[Lazarus] Web vs desktop development

Dariusz Mazur darekm at emadar.com
Mon Jan 18 12:00:01 CET 2016


On 2016-01-17 02:10, Graeme Geldenhuys wrote:
> On 2016-01-15 17:29, Anthony Walter wrote:
>> For businesses web development is probably a better fit for their software
>> needs.
> Yes in a way I see that, but having worked in the past (2014) in a 100%
> web based company developing online banking and mortgages software, I
> have seen first hand it is not all sunshine and roses - although
> everybody on the web wants you to believe it is.
We write our business application as web from several years. Its the 
same as desktop version, and development are done parallel as 90% of 
both version have the same source code.  And i have some others 
consideration:


>
> * Browser incompatibility plagued us every other day. Even different
> versions of the same browser caused problems (eg: Chrome being a big
> culprit).
Current browsers on base task are behave near equals. Of course new 
features discover new problems, but after some time there are gone also.

>
> * There seems to be a million and one web technologies. So you start
> your project using this and that. Six months later they all go... Oh
> that is so old school, or component A is now the coolest toy on the web,
> so we should rather use X and Y instead. This cycle never ends. Web
> technologies or components come and go WAY to quick.
This is main problem. But we choice ... VCL.
Some of assumptions:
on application forms and widgets have the same architecture as VCL: 
forms, windows, controls, fonts, near the same API

server build only HTML , each frame and widgets and data, but all look 
are done by CSS+JS on browser side.
Application has one page form, all  changes are transfer thought AJAX or 
websockets (similar as http://www.webtoolkit.eu/wt)
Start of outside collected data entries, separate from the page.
template <typename T>
__global__ __launch_bounds__(256) void maxpool_bwd_kernel(MaxpoolBwdArgs a) {
  constexpr int SLOT = TT<T>::SLOT;
  typedef typename TT<T>::vec V;
  extern __shared__ double red[];
  for (int i = threadIdx.x; i < 2 * a.C; i += blockDim.x) red[i] = 0.0;
  __syncthreads();
  const int ncv = a.C / SLOT;
  const int cv = threadIdx.x % ncv, rl = threadIdx.x / ncv, rpb = blockDim.x / ncv;
  const int c = cv * SLOT;
  float sc[SLOT], sh[SLOT], q[SLOT], rr[SLOT], qlo[SLOT], rlo[SLOT];
  double s1[SLOT], s2[SLOT];
  load_f32s<SLOT>(a.scale + c, sc);
  load_f32s<SLOT>(a.shift + c, sh);
  load_f32s<SLOT>(a.q + c, q);
  load_f32s<SLOT>(a.r + c, rr);
  load_f32s<SLOT>(a.ql + c, qlo);
  load_f32s<SLOT>(a.rl + c, rlo);
  float mu[SLOT], istd[SLOT];
  load_f32s<SLOT>(a.mean + c, mu);
  load_f32s<SLOT>(a.invstd + c, istd);
#pragma unroll
  for (int i = 0; i < SLOT; ++i) { s1[i] = 0.0; s2[i] = 0.0; }
  float f1[SLOT], f2[SLOT];
#pragma unroll
  for (int i = 0; i < SLOT; ++i) { f1[i] = 0.f; f2[i] = 0.f; }
  int pending = 0;
  const int npix = a.B * a.H0 * a.W0;
  const T* y0 = (const T*)a.y0;
  const T* gp = (const T*)a.gpool;
  const T* xp = (const T*)a.xpool;
  T* gy0 = (T*)a.gy0;
  if (rl < rpb) {
    const int stride = gridDim.x * rpb;
    int sb, sy, sx;
    row_to_byx(stride, a.H0, a.W0, sb, sy, sx);
    int b, y, x;
    row_to_byx(blockIdx.x * rpb + rl, a.H0, a.W0, b, y, x);
    for (int p = blockIdx.x * rpb + rl; p < npix; p += stride) {
      float g[SLOT];
#pragma unroll
      for (int i = 0; i < SLOT; ++i) g[i] = 0.f;
      const int oy0 = y >> 1, oy1 = (y + 1) >> 1;
      const int ox0 = x >> 1, ox1 = (x + 1) >> 1;
      V wg[4], wx_[4];
      unsigned long long wam[4];
      bool wok[4];
      int wk[4];
#pragma unroll
      for (int w = 0; w < 4; ++w) {
        const int wy = (w >> 1) ? oy1 : oy0, wx = (w & 1) ? ox1 : ox0;
        wok[w] = ((w >> 1) == 0 || oy1 != oy0) && ((w & 1) == 0 || ox1 != ox0) && wy < a.Hp && wx < a.Wp;
        const int cy = min(wy, a.Hp - 1), cx = min(wx, a.Wp - 1);
        wk[w] = (y - (2 * wy - 1)) * 3 + (x - (2 * wx - 1));
        const size_t op = (size_t)(b * a.Hp + cy) * a.Wp + cx;
        wg[w] = *(const V*)(gp + op * a.ldg + c);
        wx_[w] = *(const V*)(xp + op * a.ldg + c);
        if constexpr (SLOT == 8) wam[w] = *(const unsigned long long*)(a.argmax + op * a.C + c);
        else wam[w] = *(const unsigned*)(a.argmax + op * a.C + c);
      }
      const V y0v = *(const V*)(y0 + (size_t)p * a.ld0 + c);
#pragma unroll
      for (int w = 0; w < 4; ++w) {
        if constexpr (std::is_same<T, f16>::value) {
          typedef unsigned u32x4 __attribute__((ext_vector_type(4)));
          const u32x4 gi = __builtin_bit_cast(u32x4, wg[w]), xi = __builtin_bit_cast(u32x4, wx_[w]);
          const float one = 1.f;
#pragma unroll
          for (int pr = 0; pr < 4; ++pr) {
            float t0, t1, v0, v1;
            asm("v_fma_mix_f32 %0, %1, %2, %3 op_sel_hi:[1,0,0]" : "=v"(t0) : "v"(xi[pr]), "v"(rr[2 * pr]), "v"(q[2 * pr]));
            asm("v_fma_mix_f32 %0, %1, %2, %3 op_sel:[1,0,0] op_sel_hi:[1,0,0]" : "=v"(t1) : "v"(xi[pr]), "v"(rr[2 * pr + 1]), "v"(q[2 * pr + 1]));
            asm("v_fma_mix_f32 %0, %1, %2, %3 op_sel_hi:[1,0,0]" : "=v"(v0) : "v"(gi[pr]), "v"(one), "v"(t0));
            asm("v_fma_mix_f32 %0, %1, %2, %3 op_sel:[1,0,0] op_sel_hi:[1,0,0]" : "=v"(v1) : "v"(gi[pr]), "v"(one), "v"(t1));
            if (wok[w] && (int)((wam[w] >> (16 * pr)) & 0xff) == wk[w]) g[2 * pr] += v0;
            if (wok[w] && (int)((wam[w] >> (16 * pr + 8)) & 0xff) == wk[w]) g[2 * pr + 1] += v1;
          }
        } else {
        float gf[SLOT], xf[SLOT];
        vec_to_f32<T>(wg[w], gf);
        vec_to_f32<T>(wx_[w], xf);
#pragma unroll
        for (int i = 0; i < SLOT; ++i)
          if (wok[w] && (int)((wam[w] >> (8 * i)) & 0xff) == wk[w]) g[i] += (gf[i] + fmaf(rr[i], xf[i], q[i])) + fmaf(rlo[i], xf[i], qlo[i]);
        }
      }
      float yf[SLOT], o[SLOT];
      vec_to_f32<T>(y0v, yf);
#pragma unroll
      for (int i = 0; i < SLOT; ++i) {
        const float dz = (fmaf(yf[i], sc[i], sh[i]) > 0.f) ? g[i] : 0.f;
        f1[i] += dz;
        f2[i] = fmaf(dz, (yf[i] - mu[i]) * istd[i], f2[i]);
        o[i] = sc[i] * dz;
      }
      *(V*)(gy0 + (size_t)p * a.ld0 + c) = f32_to_vec<T>(o);
      if (++pending == 8) {
        pending = 0;
#pragma unroll
        for (int i = 0; i < SLOT; ++i) { s1[i] += (double)f1[i]; s2[i] += (double)f2[i]; f1[i] = 0.f; f2[i] = 0.f; }
      }
      x += sx; if (x >= a.W0) { x -= a.W0; ++y; }
      y += sy; if (y >= a.H0) { y -= a.H0; ++b; }
      b += sb;
    }
#pragma unroll
    for (int i = 0; i < SLOT; ++i) { s1[i] += (double)f1[i]; s2[i] += (double)f2[i]; }
  }
  block_channel_reduce<SLOT>(red, a.C, c, s1, s2, a.red1, a.red2, a.stat_stride);
}

hipError_t launch_maxpool_bwd(const MaxpoolBwdArgs& a, int dtype, hipStream_t st) {
  const int slot = dtype == DT_F32 ? 4 : 8;
  const int rpb = 256 / (a.C / slot);
  const int npix = a.B * a.H0 * a.W0;
  int grid = (npix + rpb - 1) / rpb;
  static const int cap = lab_int("DMM_MPB_GRID", 2048);
  if (grid > cap) grid = cap;
  const size_t smem = 2 * a.C * sizeof(double);
  if (dtype == DT_F16) hipLaunchKernelGGL(maxpool_bwd_kernel<f16>, dim3(grid), dim3(256), smem, st, a);
  else if (dtype == DT_BF16) hipLaunchKernelGGL(maxpool_bwd_kernel<bf16>, dim3(grid), dim3(256), smem, st, a);
  else hipLaunchKernelGGL(maxpool_bwd_kernel<float>, dim3(grid), dim3(256), smem, st, a);
  return hipGetLastError();
}

__device__ __forceinline__ void loss_elem(const BceArgs& a, int n, float x, float t, float& loss, float& dx) {
  float bce, dbce;
  if (!a.from_prob) {
    const float e = expf(-fabsf(x));
    bce = fmaxf(x, 0.f) - x * t + log1pf(e);
    const float sig = x >= 0.f ? 1.f / (1.f + e) : e / (1.f + e);
    dbce = sig - t;
  } else {
    const float lp = fmaxf(logf(x), -100.f), lq = fmaxf(log1pf(-x), -100.f);
    bce = -(t * lp + (1.f - t) * lq);
    dbce = (x - t) / fmaxf((1.f - x) * x, 1e-12f);
  }
  if (a.kind == 0) { loss = bce; dx = dbce; return; }
  const float al = a.alpha[n], ga = a.gamma[n];
  const float omp = fmaxf(-expm1f(-bce), 0.f);
  const float pt = 1.f - omp;
  const float pw = powf(omp, ga);
  const float ratio = omp > 0.f ? bce / omp : 1.f;
  loss = al * pw * bce;
  dx = al * pw * dbce * fmaf(ga * pt, ratio, 1.f);
}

each user action (click, touch) are transfer to application  and browser 
receive new content, this sound time bottleneck, but only seemingly,
this take less than 80ms , painting go longer.



>
> * Security was a major concern


>
> * Most web code look absolutely horrible! Desktop software is not
> immune, but they seem to have more practise in good design.
JS/CSS/HTML are hard to make good design, thus only smart part we write 
on it, most are in Pascal
>
> * Update Deployments were a nightmare - not nearly as easy as they make
> you believe.
why?

>
> * Testing and Quality assurance is really hard.
we don't notice difference from desktop, but theoretically its easier to 
imitate browser and testing behaving click by click.